Thursday, January 7, 2010

sprouting.

I was thinking that it'd be good to sum up last year, but I don't even know where to begin. In my mind, I see it as a tangled mess of new life, tragedy, hope/hopelessness, confusion, and growth.

Looking back, I think that more than any other year, 2009 is the year that changed my life...and continues changing my life. I still have a lot left to untangle in my mind, but I'm grateful for the times of joy as well as the times of pain... for new friends as well as for old friends who've faded off into the distance... for the times of unknowing and searching as well as the times of clear direction and certainty that God was and always is leading the way... for new life and for the lessons I've learned through death... for my times of weakness that have opened me up to receiving unimaginable strength from the Father... and for the peace that I feel now looking ahead at 2010.

I found a beautiful, supportive community here last year and saw first hand just how much believers cannot live with out each other. If our triune God is community, why do we try to live independent, self-sufficient lives? Not that there was ever any question in my mind before, but I see even more clearly now just how priceless relationships based on complete trust, openness, and commitment are.

I feel like my ministry and relationships with the kids just sprouted roots last year. The plants are teeny-tiny, and there's not really any fruit yet, but the roots are solid and firm in the soil. This year will bring growth, fruit...and joy instead of heartache.

A good friend gave me scripture as a prophecy for what's to come this year.

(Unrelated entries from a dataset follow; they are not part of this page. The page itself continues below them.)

@@ -855,6 +888,12 @@
       bool costs_ready = false;
       if (qmode == Q_TRIAL) {
         T merit_v = T(0);
+        if (lds_red) {
+          partials_extend<T>(p, part_lds, t_extreme, trial_last_chunk_begin(Tn, sa.rows_cw), Tn, Tn <= sa.rows_cw, 0, 64);
+          lds_sync(false);
+          merit_v = T(0.5) * part_lds[size_t(Tn) * N * 3];
+          costs_ready = true;
+        } else
         costs_ready = merit_costs_reduce<T>(p, w + L.mpart, w + L.cpart, t_extreme, sm_quad0, int(qe), &merit_v);
         const T merit = costs_ready ? uniform(merit_v) : uniform(merit_reduce<T>(p, w + L.mpart, sm_quad0, int(qe)));
         tl_stamp(sa.prof, b, 14, t == 0);
@@ -874,7 +913,9 @@
         s.sacc = 1 - s.sacc;
         s.acc_scale = s.step;
         s.accepted_iters++;
-        if (costs_ready)
+        if (lds_red)
+          costs_commit<T, false>(p, part_lds, costs, t_extreme);
+        else if (costs_ready)
           costs_commit<T>(p, sm_quad0, costs, t_extreme);
         else
           costs_reduce<T>(p, w + L.cpart, costs, t_extreme, sm_quad0, int(qe));
diff --git a/ilqgames_amd/csrc/ilqg_stages.hpp b/ilqgames_amd/csrc/ilqg_stages.hpp
--- a/ilqgames_amd/csrc/ilqg_stages.hpp
+++ b/ilqgames_amd/csrc/ilqg_stages.hpp
@@ -475,6 +475,8 @@
   bool compact_lin = false, compact_quad = false;
   T* merit_part;
   T* cost_part;
+  T* lds_merit = nullptr;
+  T* lds_cost = nullptr;
   const float* iv = nullptr;
   size_t seg_off = 0;
   size_t tnom_off = 0;
@@ -518,6 +520,31 @@
       for (int u = 0; u < U; u++) visit(e + u, x[u]);
 #pragma unroll
       for (int u = 0; u < U; u++) x[u] = y[u];
+    }
+#pragma unroll
+    for (int u = 0; u < U; u++) visit(e + u, x[u]);
+    e += U;
+  }
+  for (; e < count; e++) visit(e, v[e]);
+}
+
+template <typename T, typename F>
+__device__ __forceinline__ void lds_ordered_visit2(const T* v, int count, F&& visit) {
+  constexpr int U = 8;
+  int e = 0;
+  if (count >= 2 * U) {
+    T x[U], y[U];
+#pragma unroll
+    for (int u = 0; u < U; u++) x[u] = v[u];
+    for (; e + 3 * U <= count; e += 2 * U) {
+#pragma unroll
+      for (int u = 0; u < U; u++) y[u] = v[e + U + u];
+#pragma unroll
+      for (int u = 0; u < U; u++) visit(e + u, x[u]);
+#pragma unroll
+      for (int u = 0; u < U; u++) x[u] = v[e + 2 * U + u];
+#pragma unroll
+      for (int u = 0; u < U; u++) visit(e + U + u, y[u]);
     }
 #pragma unroll
     for (int u = 0; u < U; u++) visit(e + u, x[u]);
@@ -611,7 +638,7 @@
   *merit_out = res[0];
   return true;
 }
-template <typename T>
+template <typename T, bool SYNC = true>
 __device__ __forceinline__ void costs_commit(const DevProblem& p, const T* sm, T* costs_out, int* t_extreme) {
   const T* const res = sm + p.T * p.N * 3;
   const int i = threadIdx.x;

I'm posting the version from the Message...


Isaiah 61:1-11

The Spirit of God, the Master, is on me because God anointed me.
He sent me to preach good news to the poor,
heal the heartbroken,
Announce freedom to all captives,
pardon all prisoners.
God sent me to announce the year of his grace—
a celebration of God's destruction of our enemies—
and to comfort all who mourn,
To care for the needs of all who mourn in Zion,
give them bouquets of roses instead of ashes,
Messages of joy instead of news of doom,
a praising heart instead of a languid spirit.
Rename them "Oaks of Righteousness"
planted by God to display his glory.
They'll rebuild the old ruins,
raise a new city out of the wreckage.
They'll start over on the ruined cities,
take the rubble left behind and make it new.
You'll hire outsiders to herd your flocks
and foreigners to work your fields,
But you'll have the title "Priests of God,"
honored as ministers of our God.
You'll feast on the bounty of nations,
you'll bask in their glory.
Because you got a double dose of trouble
and more than your share of contempt,
Your inheritance in the land will be doubled
and your joy go on forever.

"Because I, God, love fair dealing
and hate thievery and crime,
I'll pay your wages on time and in full,
and establish my eternal covenant with you.
Your descendants will become well-known all over.
Your children in foreign countries
Will be recognized at once
as the people I have blessed."

I will sing for joy in God,
explode in praise from deep in my soul!
He dressed me up in a suit of salvation,
he outfitted me in a robe of righteousness,
As a bridegroom who puts on a tuxedo
and a bride a jeweled tiara.
For as the earth bursts with spring wildflowers,
and as a garden cascades with blossoms,
So the Master, God, brings righteousness into full bloom
and puts praise on display before the nations.


I don't know where God will take me this year, but I trust Him completely and am trying to totally surrender my life to His purpose every moment of every day. And no matter how many times I completely blow it, He still wants me and uses me.

4 comments:

Kelly said...

I love Isaiah 61.

Mrs. H in Costa Rica 2023 said...

I love you and miss you!

Jennifer Beaty (Thompson) said...

Amen!! This is actually the passage that's been uppermost in my mind lately, as I visit friends on the street. Thanks for sharing!

Barbs said...

What am I going to do without our community... I am so incredible grateful to our Father for bringing us all together, and I know that He has done so for a specific purpose. I love you mucho, and what can I say, Thank God for Skype!